# Gameserver mieten - nur wo?



## xNoVoLiNE (21. August 2014)

Hallo,

ich würde gerne einen oder mehrere Gameserver mieten, aber wo sollte man das tun?

Ich lese gutes und schlechtes über verschiedene Hoster. Ich fasse hier mal gerade zusammen, was für Hoster ich kenne. Eventuell kennt ihr ja einen von ihnen, habt Erfahrung mit ihm gemacht, oder ihr kennt noch andere.

- 4Netplayers.de
- ZAP-Hosting.com
- Nitrado.net
- g-portal.de
- Fragnet.net

Ich habe gehört, dass 4Netplayers gute Server hat, aber diese oft von Abstürzen betroffen sind. Ähnliches würde für Nitrado gelten. Bei Fragnet soll der Support öde sein.

Die Spiele, von denen ich gerne einen Gameserver hätte, wären:

- Counter-Strike: Global Offensive (Privater Server, 10 Slots, 128 Tick)
- Garry's Mod (Trouble in Terrorist Town)
- Call of Duty 4: Modern Warfare (Frei-Für-Alle, 8 Slots)

Kennt ihr dementsprechend gute Anbieter?

MfG
xnovoline


----------



## Soulzerker (22. August 2014)

4Netplayers.de finde ich top. Habe dort ein Clan-Paket und läuft alles gut. Musst nur auf die Laufzeiten achten.

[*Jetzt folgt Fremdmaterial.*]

// ... 11 lines not shown
        for (int w = 0; w < 8; ++w) {
            const unsigned long long* s = head_stamps() + 128 * ni + 8 * w;
            fprintf(stderr, "HSTAMP %-22s wave %d: start-up %8llu  unit-start %8llu  tiles %9llu  epilogue %8llu  start-up share %.4f\n", who[ni], w,
                    s[3], s[0], s[1], s[2], (double)s[3] / (double)(s[0] + s[1] + s[2] + s[3] + 1));
        }
}
#endif
template <int S, class... H>
static int run(int phases, const avd_mlp_layout& L, int n_agents, int n_sets, const float* theta, const float* stats, const float* theta_t,
               const float* stats_t, const float* s, const float* a, const float* r, const float* s2, const float* aw, float gamma,
               float high, float* grads, float* losses, unsigned char* ws, const Plan& pl, hipStream_t st, const AnchorArgs* an,
               const SmoothArgs* smo, H... hp) {
    PrepArgs pa;
    pa.L = L, pa.S = S, pa.theta = theta, pa.stats = stats, pa.theta_t = theta_t, pa.stats_t = stats_t;
    pa.wap = (unsigned*)(ws + pl.wap), pa.bad = (int*)(ws + pl.bad), pa.smax = (unsigned*)(ws + pl.smax);
    pa.fflag = (unsigned*)(ws + pl.fflag), pa.n_fflag = pl.n_fflag;
    NetP net[4];
    for (int i = 0; i < 4; ++i) {
        const bool critic = i & 1, target = i >= 2;
        pa.Whi[i] = (f16*)(ws + pl.Whi[i]), pa.Wlo[i] = (f16*)(ws + pl.Wlo[i]), pa.vec[i] = (float*)(ws + pl.vec[i]);
        pa.wf1h[i] = (f16x8*)(ws + pl.wf1h[i]);
        pa.Wchi[i] = i < 2 ? (f16*)(ws + pl.Wchi[i]) : nullptr, pa.Wclo[i] = i < 2 ? (f16*)(ws + pl.Wclo[i]) : nullptr;
        NetP& n = net[i];
        n.th = (target ? theta_t : theta) + (critic ? L.actor_size : 0), n.th_stride = L.theta_size;
        n.Whi = pa.Whi[i], n.Wlo = pa.Wlo[i], n.Wchi = pa.Wchi[i], n.Wclo = pa.Wclo[i], n.wf1h = pa.wf1h[i], n.vec = pa.vec[i];
        n.wap = pa.wap;
    }
    const int P = n_agents / n_sets;
    const float inv_n = 1.0f / ((float)P * TILE);
    const long nrows = (long)n_agents * TILE;
    f16x8 *xfs = (f16x8*)(ws + pl.xfs), *xfs2 = (f16x8*)(ws + pl.xfs2);
    int* bad = (int*)(ws + pl.bad);
    float *a2 = (float*)(ws + pl.a2), *y = (float*)(ws + pl.y), *mu = (float*)(ws + pl.mu), *dmu = (float*)(ws + pl.dmu);
    float* g3 = (float*)(ws + pl.g3);
    unsigned *sm = (unsigned*)(ws + pl.sm), *sma = (unsigned*)(ws + pl.sma);
    auto F = [&](size_t off) { return (float*)(ws + off); };
    const dim3 grid(pl.grid), block(NT);
    HeadArgs h;
    h.n_agents = n_agents, h.n_sets = n_sets, h.gamma = gamma, h.high = high, h.inv_n = inv_n, h.aw = aw, h.sm = sm, h.g3 = g3, h.dmu = dmu;
    h.act2 = nullptr, h.part_s2 = nullptr, h.stamp = nullptr, h.bad = bad, h.part_m = nullptr, h.tz = F(pl.tz), h.abl = 0;
    if (const char* e = AVD_DIAG_ENV("FSPLIT_ABL")) h.abl = atoi(e);
    auto head = [&](auto kern, int ni, const f16x8* x, const float* act, const float* rr, const float* yin, float* out, float* part_s,
                    auto... extra) {
        h.net = net[ni], h.xf = x, h.act = act, h.r = rr, h.yin = yin, h.out = out, h.part_s = part_s;
#ifdef AVD_STAMP
        h.stamp = head_stamps() + 128 * ni;
#endif
        hipLaunchKernelGGL(kern, grid, block, 0, st, h, extra...);
    };
    DwArgs dw;
    dw.n_agents = n_agents, dw.n_sets = n_sets, dw.sm = sm, dw.g3 = g3, dw.x = s, dw.stamp = nullptr, dw.abl = 0;
    if (const char* e = AVD_DIAG_ENV("FSPLIT_ABL")) dw.abl = atoi(e);
#ifdef AVD_STAMP
    static unsigned long long* d_stamp = nullptr;
    if (!d_stamp) (void)hipMalloc(&d_stamp, 128 * 8);
    dw.stamp = d_stamp;
#endif
    DxArgs dx;
    dx.n_agents = n_agents, dx.n_sets = n_sets, dx.sm = sm, dx.g3 = g3, dx.xfh = xfs, dx.stamp = nullptr, dx.L_cWa = dx.L_cba = 0;
    dx.abl = dw.abl;
#ifdef AVD_STAMP
    dx.stamp = d_stamp;
#endif
    FinArgs fa;
    fa.L = L, fa.n_sets = n_sets, fa.J = pl.J, fa.S = S, fa.nrh = 1, fa.theta = theta, fa.stats = stats, fa.grads = grads, fa.losses = losses;
    fa.inv_n = inv_n, fa.partLa = F(pl.partHs[2]), fa.bad = bad;
    for (int i = 0; i < 2; ++i)
        fa.partH[i] = nullptr, fa.partHs[i] = F(pl.partHs[i]), fa.partU[i] = nullptr, fa.partV[i] = F(pl.partV[i]),
        fa.partG[i] = F(pl.partG[i]), fa.c3[i] = F(pl.vec[i]);
    fa.t1_from_g[0] = fa.t1_from_g[1] = 1, fa.t1p = F(pl.t1p), fa.s2raw = F(pl.s2raw);
    if (phases & PH_CRITIC) {
        FrontArgs fr;
        fr.pa = pa, fr.grads = grads, fr.n_grads = (long)n_sets * L.theta_size, fr.n_sets = n_sets;
        fr.pk.x[0] = s, fr.pk.extra[0] = a, fr.pk.outh[0] = xfs, fr.pk.x[1] = s2, fr.pk.extra[1] = r, fr.pk.outh[1] = xfs2, fr.pk.rows = nrows;
        fr.n_scale = 4 * n_sets * SCALE_SLICES, fr.n_prep1 = pl.n_prep1, fr.n_pack = pl.n_pack;
        fr.n_zero = (int)((fr.n_grads + ZERO_PER_BLOCK - 1) / ZERO_PER_BLOCK);
        hipLaunchKernelGGL(front_kernel<S>, dim3((unsigned)(fr.n_scale + fr.n_prep1 + fr.n_zero + 2 * fr.n_pack)), dim3(256), 0, st, fr);
        hipLaunchKernelGGL(prep_kernel, dim3(H2, 4, n_sets), dim3(320), 0, st, pa);
        head(head_kernel<S, ActorS, OUT_TANH>, 2, xfs2, nullptr, nullptr, nullptr, a2, nullptr);
        if (smo) {
            SmoothArgs q = *smo;
            q.n_agents = n_agents, q.a2 = a2;
            launch_target_smooth(q, st);
        }
        if constexpr (sizeof...(H) > 0)
            head(head_kernel<S, CriticS, OUT_TD, true, H...>, 3, xfs2, a2, r, nullptr, y, nullptr, hp...);
        else
            head(head_kernel<S, CriticS, OUT_TD>, 3, xfs2, a2, r, nullptr, y, nullptr);
        h.sm = sma;
        head(head_kernel<S, ActorS, OUT_TANH_SAVE>, 0, xfs, nullptr, nullptr, nullptr, mu, nullptr);
        h.sm = sm;
        h.act2 = mu, h.part_s2 = F(pl.partHs[2]), h.part_m = F(pl.partM[1]);
        head(head_kernel<S, CriticS, HEAD_BOTH>, 1, xfs, a, nullptr, y, nullptr, F(pl.partHs[1]));
        dw.net = net[1], dw.act = a, dw.partG = F(pl.partG[1]), dw.part_m = F(pl.partM[1]);
        hipLaunchKernelGGL((dw_kernel<S, CriticS>), grid, block, 0, st, dw);
        dx.net = net[1], dx.partV = F(pl.partV[1]), dx.act = a, dx.part_m = F(pl.partM[1]);
        hipLaunchKernelGGL((dx_kernel<S, CriticS>), grid, block, 0, st, dx);
        dx.L_cWa = L.cWa, dx.L_cba = L.cba;
        hipLaunchKernelGGL((dxa_kernel<S>), grid, block, 0, st, dx);
        if (phases == PH_CRITIC) launch_finalize(fa, st, 1, 1);
    }
    if (phases & PH_ACTOR) {
        SeedArgs sd;
        sd.n_agents = n_agents, sd.n_sets = n_sets, sd.dmu = dmu, sd.tz = F(pl.tz), sd.high = high, sd.g3 = g3, sd.part_m = F(pl.partM[0]),
        sd.part_s = F(pl.partHs[0]);
        if (an) {
            AnchorArgs q = *an;
            q.n_agents = n_agents, q.n_sets = n_sets, q.S = S, q.J = pl.J, q.dmu = dmu, q.tz = sd.tz, q.high = high, q.g3 = g3;
            q.part_m = sd.part_m, q.part_s = sd.part_s, q.mu = mu, q.s = s, q.aw = aw, q.inv_n = inv_n, q.c = 2.f * an->weight * inv_n;
            q.bad = bad;
            launch_anchor_seed(q, pl.grid, st);
        } else
            hipLaunchKernelGGL(actor_seed_kernel, grid, block, 0, st, sd);
        dw.sm = sma, dx.sm = sma;
        dw.net = net[0], dw.act = nullptr, dw.partG = F(pl.partG[0]), dw.part_m = F(pl.partM[0]);
        hipLaunchKernelGGL((dw_kernel<S, ActorS>), grid, block, 0, st, dw);
        dx.net = net[0], dx.partV = F(pl.partV[0]), dx.act = nullptr, dx.part_m = F(pl.partM[0]), dx.L_cWa = dx.L_cba = 0;
        hipLaunchKernelGGL((dx_kernel<S, ActorS>), grid, block, 0, st, dx);
        if (phases == PH_ACTOR) launch_finalize(fa, st, 0, 1);
        else launch_finalize(fa, st, 0, 2);
    }
#ifdef AVD_STAMP
    if (AVD_DIAG_ENV("FSPLIT_STAMPS")) print_head_stamps(st);
#endif
    return check_launch("avd_learn_set_split");
}

}
}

Von Abstürzen war ich nie betroffen.


----------



## Shona (22. August 2014)

xNoVoLiNE schrieb:


> Hallo,
> 
> ich würde gerne einen oder mehrere Gameserver mieten, aber wo sollte man das tun?
> 
> ...


Hol dir nen Root Server kommste billiger
Hier http://www.server4you.de/dedicated-server/ hab ich meinen her und bin zufrieden, kannste auch gleich noch nen TS mitlaufen lassen.

Edit: ganz vergessen wie alt du bist, das wird dann nichts mit einemn Game/Root/oder sontigen Server


----------



## kero81 (23. August 2014)

Von Nitrado kann ich nur abraten, genau wie Zap Hosting...


----------